EXERCISE INPUTS:
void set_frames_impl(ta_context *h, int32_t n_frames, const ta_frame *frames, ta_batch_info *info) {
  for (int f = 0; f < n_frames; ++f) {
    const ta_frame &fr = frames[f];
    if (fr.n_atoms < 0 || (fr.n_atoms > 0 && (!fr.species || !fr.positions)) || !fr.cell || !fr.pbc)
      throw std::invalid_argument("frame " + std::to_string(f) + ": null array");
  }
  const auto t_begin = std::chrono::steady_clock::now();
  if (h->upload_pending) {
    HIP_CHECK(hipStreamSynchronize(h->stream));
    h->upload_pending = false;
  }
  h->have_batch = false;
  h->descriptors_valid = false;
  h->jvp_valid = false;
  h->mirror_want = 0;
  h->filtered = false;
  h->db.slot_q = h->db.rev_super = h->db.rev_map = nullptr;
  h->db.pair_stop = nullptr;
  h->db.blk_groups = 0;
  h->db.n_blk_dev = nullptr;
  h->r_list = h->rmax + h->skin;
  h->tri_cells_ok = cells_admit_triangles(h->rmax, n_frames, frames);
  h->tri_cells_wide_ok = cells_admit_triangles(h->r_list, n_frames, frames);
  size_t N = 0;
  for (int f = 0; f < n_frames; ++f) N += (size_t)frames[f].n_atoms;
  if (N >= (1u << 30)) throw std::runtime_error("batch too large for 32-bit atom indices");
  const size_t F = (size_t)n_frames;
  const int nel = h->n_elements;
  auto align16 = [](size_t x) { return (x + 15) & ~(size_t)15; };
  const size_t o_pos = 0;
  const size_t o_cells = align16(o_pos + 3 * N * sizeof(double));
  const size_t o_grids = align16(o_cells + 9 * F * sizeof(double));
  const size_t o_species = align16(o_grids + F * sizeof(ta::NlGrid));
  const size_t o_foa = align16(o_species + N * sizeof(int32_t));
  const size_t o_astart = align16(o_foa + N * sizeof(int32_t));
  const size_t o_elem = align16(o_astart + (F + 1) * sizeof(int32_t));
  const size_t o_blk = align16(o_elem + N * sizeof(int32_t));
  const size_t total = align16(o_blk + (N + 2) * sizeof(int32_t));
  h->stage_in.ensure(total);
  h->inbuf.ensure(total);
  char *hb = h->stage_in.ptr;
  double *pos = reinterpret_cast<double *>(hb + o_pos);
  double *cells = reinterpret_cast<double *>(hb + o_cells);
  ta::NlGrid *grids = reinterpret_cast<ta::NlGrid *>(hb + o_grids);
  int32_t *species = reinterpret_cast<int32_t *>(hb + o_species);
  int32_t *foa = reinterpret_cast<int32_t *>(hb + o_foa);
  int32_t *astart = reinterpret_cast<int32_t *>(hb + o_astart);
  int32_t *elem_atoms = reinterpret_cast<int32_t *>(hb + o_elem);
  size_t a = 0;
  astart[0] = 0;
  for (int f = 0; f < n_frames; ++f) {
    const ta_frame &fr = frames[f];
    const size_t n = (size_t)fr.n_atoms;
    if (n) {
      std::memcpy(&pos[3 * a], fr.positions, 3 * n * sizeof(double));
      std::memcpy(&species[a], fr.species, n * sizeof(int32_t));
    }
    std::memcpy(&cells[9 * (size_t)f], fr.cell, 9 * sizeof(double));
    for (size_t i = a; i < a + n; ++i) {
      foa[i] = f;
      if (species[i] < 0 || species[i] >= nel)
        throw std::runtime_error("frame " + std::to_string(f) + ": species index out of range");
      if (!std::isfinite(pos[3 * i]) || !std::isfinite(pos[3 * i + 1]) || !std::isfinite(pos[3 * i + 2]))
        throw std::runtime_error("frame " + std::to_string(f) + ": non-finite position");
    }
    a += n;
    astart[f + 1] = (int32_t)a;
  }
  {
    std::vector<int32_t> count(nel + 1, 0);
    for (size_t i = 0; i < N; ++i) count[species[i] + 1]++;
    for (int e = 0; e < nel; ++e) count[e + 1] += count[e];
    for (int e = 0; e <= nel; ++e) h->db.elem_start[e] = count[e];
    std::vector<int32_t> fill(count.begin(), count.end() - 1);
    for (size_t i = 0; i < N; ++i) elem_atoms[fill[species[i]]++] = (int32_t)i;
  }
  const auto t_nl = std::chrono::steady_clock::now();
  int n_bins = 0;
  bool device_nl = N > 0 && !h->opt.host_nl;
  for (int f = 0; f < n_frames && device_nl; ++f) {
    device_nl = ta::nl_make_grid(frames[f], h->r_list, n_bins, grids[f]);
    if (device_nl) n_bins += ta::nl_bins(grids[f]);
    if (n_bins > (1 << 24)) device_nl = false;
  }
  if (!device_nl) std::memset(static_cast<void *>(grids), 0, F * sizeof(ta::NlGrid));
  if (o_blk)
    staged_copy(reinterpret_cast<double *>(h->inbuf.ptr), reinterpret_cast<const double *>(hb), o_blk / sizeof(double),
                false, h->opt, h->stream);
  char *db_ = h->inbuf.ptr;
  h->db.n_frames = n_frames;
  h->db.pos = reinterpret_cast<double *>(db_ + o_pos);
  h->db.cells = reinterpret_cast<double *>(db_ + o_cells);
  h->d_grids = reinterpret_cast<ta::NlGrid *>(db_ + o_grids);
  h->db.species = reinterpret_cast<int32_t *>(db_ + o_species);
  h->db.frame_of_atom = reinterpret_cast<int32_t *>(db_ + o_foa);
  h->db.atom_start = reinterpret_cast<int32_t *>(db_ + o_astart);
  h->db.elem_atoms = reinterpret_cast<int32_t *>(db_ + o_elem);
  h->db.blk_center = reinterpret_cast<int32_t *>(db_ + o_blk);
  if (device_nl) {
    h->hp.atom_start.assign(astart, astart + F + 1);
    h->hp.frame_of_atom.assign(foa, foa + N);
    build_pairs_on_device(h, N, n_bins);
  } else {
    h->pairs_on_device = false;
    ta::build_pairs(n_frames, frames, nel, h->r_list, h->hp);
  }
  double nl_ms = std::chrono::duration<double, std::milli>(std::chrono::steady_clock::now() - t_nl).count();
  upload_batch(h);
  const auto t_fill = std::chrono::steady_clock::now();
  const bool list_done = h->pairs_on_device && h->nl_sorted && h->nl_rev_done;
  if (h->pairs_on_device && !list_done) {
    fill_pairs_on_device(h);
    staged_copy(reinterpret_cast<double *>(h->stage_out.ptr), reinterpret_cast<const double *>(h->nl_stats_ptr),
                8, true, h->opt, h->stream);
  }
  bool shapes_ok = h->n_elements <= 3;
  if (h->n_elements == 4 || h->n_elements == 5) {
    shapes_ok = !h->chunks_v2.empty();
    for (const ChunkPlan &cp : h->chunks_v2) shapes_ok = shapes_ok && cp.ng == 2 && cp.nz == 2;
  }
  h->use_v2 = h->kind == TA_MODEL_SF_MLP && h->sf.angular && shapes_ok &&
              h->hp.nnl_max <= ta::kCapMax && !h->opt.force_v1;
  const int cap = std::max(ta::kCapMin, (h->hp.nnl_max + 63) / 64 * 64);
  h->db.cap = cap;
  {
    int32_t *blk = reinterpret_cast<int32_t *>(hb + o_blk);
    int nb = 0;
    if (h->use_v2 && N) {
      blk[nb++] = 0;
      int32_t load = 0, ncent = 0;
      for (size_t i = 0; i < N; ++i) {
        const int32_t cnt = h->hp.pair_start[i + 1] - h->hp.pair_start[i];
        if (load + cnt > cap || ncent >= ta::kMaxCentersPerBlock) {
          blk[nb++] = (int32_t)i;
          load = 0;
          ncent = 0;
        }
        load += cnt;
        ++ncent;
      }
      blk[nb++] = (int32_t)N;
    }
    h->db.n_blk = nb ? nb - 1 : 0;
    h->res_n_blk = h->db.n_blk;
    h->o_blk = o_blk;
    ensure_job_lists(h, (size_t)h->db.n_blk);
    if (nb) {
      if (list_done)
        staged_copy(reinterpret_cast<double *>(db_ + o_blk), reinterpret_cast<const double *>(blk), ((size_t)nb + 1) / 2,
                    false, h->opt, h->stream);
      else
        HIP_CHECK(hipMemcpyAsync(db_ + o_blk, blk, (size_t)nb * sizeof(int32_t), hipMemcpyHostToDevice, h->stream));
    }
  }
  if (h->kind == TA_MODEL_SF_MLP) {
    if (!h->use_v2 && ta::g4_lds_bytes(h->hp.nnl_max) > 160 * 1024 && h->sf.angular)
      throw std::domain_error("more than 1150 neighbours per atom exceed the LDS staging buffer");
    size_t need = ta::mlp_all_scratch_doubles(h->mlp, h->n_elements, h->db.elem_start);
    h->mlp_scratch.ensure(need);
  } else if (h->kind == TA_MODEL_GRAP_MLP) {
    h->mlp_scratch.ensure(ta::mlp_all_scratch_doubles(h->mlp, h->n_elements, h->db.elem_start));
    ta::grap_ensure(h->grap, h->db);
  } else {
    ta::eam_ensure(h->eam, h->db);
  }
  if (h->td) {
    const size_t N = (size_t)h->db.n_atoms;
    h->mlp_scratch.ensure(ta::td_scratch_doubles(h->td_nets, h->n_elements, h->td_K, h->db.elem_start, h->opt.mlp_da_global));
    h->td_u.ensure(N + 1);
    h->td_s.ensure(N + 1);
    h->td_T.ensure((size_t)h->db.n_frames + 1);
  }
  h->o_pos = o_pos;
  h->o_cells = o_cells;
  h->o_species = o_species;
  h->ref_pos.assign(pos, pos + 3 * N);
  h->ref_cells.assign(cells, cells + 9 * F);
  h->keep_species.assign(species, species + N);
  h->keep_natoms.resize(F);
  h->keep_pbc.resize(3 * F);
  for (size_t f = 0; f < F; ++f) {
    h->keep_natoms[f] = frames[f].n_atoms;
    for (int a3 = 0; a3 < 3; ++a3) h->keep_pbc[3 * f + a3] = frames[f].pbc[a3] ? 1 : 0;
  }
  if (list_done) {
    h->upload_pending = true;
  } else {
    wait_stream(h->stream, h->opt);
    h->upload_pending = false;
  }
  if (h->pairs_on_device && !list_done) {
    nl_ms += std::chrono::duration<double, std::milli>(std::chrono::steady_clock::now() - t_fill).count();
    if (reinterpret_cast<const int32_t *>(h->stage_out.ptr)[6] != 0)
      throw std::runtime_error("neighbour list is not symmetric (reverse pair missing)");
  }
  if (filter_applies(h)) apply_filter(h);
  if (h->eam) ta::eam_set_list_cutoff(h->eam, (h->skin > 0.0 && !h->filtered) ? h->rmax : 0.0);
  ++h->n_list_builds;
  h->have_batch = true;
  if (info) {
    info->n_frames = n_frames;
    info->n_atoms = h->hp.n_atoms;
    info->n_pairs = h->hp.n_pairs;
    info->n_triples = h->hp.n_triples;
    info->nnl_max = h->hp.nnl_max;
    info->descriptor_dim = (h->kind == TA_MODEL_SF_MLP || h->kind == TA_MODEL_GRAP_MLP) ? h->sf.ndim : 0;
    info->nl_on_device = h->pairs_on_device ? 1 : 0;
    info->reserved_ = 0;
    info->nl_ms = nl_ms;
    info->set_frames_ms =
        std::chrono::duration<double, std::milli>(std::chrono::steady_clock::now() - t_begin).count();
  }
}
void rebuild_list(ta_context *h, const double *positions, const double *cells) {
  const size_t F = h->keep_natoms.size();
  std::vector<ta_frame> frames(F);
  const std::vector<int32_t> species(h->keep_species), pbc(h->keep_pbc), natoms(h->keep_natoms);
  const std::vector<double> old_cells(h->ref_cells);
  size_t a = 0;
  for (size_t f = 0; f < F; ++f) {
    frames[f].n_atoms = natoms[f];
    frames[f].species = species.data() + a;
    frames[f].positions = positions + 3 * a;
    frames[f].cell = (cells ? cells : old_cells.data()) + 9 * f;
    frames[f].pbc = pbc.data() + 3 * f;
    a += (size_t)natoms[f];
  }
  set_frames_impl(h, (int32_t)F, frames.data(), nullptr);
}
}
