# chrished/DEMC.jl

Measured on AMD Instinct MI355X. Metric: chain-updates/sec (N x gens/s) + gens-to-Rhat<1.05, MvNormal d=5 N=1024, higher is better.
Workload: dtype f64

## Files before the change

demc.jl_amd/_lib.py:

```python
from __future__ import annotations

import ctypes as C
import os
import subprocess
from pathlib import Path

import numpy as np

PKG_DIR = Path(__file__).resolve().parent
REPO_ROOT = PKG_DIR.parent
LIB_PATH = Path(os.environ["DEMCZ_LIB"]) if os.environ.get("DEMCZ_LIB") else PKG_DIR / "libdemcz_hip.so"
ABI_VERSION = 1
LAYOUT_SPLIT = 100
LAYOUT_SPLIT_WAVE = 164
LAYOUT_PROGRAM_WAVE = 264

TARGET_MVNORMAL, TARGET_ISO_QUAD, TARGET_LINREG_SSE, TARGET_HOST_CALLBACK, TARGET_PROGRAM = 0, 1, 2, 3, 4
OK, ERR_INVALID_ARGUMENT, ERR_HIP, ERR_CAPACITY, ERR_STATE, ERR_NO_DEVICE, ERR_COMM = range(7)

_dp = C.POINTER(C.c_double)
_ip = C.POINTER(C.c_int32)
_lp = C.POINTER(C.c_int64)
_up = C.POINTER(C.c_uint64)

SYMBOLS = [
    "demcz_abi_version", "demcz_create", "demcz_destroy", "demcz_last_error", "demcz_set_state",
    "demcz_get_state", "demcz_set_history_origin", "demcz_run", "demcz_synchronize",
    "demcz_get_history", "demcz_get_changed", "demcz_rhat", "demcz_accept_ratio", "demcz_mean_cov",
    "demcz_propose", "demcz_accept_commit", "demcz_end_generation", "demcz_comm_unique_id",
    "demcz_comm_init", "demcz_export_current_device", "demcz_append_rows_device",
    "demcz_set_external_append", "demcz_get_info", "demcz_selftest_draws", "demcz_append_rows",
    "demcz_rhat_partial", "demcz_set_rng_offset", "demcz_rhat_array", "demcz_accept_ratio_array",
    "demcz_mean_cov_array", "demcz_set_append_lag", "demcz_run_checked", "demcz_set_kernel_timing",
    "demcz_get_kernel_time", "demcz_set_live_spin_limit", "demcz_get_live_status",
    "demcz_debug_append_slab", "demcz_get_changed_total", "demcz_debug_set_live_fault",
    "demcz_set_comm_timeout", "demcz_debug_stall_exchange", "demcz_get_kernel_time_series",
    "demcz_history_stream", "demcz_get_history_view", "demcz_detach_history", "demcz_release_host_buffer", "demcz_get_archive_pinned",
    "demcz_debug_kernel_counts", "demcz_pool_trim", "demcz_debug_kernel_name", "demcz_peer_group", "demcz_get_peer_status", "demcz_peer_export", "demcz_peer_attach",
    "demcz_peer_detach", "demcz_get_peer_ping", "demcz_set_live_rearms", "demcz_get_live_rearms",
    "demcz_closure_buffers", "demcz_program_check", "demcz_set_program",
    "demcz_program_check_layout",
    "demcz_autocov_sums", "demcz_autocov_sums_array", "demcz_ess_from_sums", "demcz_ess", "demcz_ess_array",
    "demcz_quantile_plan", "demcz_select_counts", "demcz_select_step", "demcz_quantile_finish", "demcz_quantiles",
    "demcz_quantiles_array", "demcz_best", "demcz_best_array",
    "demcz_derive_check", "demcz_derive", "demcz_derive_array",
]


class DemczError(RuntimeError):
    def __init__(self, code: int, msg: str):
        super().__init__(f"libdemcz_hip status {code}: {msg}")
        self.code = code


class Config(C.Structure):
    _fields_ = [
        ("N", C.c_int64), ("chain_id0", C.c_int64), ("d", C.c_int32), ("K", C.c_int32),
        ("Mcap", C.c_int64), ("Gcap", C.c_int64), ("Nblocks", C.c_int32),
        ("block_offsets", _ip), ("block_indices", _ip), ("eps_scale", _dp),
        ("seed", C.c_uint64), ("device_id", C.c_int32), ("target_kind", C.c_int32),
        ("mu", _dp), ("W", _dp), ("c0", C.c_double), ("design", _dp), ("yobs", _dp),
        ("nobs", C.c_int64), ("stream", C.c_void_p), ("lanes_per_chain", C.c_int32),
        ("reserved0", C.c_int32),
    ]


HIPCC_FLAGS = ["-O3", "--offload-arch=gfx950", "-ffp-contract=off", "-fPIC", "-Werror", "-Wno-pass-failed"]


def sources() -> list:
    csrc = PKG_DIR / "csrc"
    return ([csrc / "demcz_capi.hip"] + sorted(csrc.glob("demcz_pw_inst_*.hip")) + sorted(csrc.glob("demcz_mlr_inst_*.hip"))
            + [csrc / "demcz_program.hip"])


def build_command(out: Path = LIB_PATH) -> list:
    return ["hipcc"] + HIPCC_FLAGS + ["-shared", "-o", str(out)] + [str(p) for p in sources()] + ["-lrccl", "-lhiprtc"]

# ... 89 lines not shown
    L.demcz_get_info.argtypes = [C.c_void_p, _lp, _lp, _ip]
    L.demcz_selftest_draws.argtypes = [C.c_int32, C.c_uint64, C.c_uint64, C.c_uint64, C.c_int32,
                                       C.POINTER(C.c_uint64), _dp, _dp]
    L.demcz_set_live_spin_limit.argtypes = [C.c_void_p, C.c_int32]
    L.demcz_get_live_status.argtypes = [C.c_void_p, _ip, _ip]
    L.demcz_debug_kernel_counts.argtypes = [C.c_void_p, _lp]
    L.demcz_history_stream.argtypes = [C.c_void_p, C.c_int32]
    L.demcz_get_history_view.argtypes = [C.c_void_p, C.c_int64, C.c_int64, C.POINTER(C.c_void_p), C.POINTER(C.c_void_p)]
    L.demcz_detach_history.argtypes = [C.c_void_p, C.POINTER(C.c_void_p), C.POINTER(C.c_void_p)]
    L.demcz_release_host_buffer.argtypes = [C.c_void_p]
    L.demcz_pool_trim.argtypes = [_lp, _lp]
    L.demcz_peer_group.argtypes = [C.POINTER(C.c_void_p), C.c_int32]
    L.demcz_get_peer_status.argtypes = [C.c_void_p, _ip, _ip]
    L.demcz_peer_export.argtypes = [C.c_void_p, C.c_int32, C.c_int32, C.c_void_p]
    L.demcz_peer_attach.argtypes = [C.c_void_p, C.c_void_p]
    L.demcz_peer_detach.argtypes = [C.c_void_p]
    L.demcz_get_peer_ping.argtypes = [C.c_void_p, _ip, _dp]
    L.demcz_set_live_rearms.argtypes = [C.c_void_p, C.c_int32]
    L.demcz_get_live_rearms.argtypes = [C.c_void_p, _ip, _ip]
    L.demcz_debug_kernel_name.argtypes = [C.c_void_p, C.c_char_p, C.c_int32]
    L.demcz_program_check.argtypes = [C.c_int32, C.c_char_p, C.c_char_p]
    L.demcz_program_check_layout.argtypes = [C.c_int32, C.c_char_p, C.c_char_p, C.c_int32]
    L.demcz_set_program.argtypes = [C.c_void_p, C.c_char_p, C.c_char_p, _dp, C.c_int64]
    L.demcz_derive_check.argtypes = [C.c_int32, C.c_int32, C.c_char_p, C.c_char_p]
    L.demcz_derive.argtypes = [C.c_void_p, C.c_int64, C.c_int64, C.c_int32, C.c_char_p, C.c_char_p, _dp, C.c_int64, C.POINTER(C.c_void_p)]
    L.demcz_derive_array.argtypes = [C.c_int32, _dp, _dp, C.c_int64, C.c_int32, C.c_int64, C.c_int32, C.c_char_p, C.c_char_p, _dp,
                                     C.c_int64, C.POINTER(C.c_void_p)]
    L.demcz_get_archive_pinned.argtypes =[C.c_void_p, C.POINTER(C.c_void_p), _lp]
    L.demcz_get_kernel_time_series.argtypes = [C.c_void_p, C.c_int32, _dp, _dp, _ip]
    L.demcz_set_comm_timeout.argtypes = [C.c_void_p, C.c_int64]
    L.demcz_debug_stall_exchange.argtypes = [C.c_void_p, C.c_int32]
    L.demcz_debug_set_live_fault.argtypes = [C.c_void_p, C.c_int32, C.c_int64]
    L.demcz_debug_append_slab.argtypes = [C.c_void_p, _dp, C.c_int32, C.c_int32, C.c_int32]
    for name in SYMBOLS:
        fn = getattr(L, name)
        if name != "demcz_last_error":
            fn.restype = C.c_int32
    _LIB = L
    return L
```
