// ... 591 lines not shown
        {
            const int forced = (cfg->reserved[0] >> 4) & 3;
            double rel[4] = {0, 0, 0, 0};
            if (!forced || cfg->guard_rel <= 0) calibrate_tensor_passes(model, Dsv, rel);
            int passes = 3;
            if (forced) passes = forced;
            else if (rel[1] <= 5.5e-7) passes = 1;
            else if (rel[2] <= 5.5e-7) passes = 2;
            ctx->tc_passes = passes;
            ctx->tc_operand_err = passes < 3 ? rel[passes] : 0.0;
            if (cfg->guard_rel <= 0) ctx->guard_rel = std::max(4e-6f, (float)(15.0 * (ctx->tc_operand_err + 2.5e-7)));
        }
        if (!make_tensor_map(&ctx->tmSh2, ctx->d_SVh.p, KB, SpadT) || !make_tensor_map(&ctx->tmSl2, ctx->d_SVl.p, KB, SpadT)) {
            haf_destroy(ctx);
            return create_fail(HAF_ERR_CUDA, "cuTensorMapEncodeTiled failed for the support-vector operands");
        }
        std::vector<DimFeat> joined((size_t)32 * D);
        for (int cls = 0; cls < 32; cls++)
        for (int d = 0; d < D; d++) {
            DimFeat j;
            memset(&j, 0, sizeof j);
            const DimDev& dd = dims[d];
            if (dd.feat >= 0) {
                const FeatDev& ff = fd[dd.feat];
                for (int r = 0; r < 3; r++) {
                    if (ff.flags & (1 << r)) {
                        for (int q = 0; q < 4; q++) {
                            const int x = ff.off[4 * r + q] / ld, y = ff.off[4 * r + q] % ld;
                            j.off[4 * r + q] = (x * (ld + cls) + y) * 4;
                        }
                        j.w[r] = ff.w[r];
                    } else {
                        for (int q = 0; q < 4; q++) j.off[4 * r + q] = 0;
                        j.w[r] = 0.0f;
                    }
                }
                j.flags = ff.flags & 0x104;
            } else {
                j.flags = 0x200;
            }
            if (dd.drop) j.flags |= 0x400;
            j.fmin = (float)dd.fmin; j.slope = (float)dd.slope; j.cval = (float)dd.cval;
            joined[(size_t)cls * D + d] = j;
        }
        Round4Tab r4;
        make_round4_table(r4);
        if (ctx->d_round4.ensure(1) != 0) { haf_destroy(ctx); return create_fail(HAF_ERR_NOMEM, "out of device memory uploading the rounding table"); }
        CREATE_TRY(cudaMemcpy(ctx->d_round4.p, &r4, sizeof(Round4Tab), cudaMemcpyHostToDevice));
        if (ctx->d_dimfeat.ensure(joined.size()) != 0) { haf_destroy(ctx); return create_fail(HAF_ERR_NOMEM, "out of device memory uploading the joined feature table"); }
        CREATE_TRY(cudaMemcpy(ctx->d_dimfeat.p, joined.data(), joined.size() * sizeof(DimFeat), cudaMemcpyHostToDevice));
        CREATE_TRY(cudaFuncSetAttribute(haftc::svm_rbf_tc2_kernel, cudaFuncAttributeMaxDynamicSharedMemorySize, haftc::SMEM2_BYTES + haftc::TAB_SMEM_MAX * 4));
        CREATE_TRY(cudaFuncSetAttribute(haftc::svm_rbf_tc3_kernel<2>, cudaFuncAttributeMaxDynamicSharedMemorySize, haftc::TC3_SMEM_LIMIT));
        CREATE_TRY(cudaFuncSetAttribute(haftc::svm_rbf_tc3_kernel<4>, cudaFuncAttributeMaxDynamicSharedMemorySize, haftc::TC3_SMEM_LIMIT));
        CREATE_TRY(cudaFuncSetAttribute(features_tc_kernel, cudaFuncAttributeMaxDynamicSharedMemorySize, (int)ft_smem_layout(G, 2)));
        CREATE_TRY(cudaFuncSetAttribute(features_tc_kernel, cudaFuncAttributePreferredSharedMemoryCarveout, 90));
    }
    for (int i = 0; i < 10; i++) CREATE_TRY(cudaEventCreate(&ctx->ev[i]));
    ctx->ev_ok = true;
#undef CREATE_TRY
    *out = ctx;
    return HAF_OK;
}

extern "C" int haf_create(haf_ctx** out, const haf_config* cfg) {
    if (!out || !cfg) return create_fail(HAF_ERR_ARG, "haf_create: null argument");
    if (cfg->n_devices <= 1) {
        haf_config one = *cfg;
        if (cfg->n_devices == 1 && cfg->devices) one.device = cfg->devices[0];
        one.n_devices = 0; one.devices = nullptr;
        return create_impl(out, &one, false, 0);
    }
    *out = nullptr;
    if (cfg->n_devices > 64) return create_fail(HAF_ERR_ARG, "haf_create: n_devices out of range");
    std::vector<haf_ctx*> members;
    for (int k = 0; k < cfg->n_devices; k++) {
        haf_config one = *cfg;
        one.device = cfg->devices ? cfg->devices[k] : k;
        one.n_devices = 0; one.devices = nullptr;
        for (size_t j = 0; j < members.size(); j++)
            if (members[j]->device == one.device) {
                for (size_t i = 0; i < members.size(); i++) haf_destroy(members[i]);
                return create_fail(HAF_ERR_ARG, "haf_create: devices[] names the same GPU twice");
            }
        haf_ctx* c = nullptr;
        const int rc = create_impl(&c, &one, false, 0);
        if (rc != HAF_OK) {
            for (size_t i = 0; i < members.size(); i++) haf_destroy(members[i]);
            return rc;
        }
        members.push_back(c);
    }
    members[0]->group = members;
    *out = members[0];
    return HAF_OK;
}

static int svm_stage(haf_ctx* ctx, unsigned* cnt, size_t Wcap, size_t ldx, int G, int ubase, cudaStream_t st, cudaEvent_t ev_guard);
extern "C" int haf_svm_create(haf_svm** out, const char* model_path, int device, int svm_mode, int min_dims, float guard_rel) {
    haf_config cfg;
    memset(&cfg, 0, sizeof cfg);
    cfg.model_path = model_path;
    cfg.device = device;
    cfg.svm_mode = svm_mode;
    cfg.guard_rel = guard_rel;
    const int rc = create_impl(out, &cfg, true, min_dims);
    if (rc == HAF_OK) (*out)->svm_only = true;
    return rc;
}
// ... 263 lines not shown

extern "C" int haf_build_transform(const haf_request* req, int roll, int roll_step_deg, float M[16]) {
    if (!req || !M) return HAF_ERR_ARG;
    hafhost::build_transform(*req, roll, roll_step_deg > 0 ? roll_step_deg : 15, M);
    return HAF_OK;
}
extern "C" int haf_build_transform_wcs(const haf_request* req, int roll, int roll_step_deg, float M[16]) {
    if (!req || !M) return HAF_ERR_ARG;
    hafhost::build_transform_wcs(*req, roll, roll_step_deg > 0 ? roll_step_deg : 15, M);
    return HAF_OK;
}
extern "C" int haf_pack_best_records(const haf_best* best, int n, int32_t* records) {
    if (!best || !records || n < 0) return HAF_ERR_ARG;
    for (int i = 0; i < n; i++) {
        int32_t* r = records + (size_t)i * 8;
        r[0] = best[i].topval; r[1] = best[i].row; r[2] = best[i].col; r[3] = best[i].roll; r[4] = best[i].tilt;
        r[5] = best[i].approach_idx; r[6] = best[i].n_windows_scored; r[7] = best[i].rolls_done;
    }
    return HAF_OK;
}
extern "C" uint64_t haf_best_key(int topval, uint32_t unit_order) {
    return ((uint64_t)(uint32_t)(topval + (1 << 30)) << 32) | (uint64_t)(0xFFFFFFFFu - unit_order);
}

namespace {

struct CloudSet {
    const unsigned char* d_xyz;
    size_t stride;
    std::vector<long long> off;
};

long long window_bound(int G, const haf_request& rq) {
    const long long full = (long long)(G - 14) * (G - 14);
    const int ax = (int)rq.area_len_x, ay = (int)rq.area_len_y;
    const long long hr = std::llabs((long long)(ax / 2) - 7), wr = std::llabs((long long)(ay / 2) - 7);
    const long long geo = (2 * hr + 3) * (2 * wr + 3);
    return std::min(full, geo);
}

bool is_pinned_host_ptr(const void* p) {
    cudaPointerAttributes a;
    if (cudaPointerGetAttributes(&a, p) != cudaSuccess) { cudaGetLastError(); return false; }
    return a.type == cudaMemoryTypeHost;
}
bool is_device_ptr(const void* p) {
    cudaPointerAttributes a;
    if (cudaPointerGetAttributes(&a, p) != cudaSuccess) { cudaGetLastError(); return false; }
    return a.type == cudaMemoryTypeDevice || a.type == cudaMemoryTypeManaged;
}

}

WORK ITEM: Tell me how many lines of the data hold the word "memset", giving only the number.

ANSWER BELOW: 3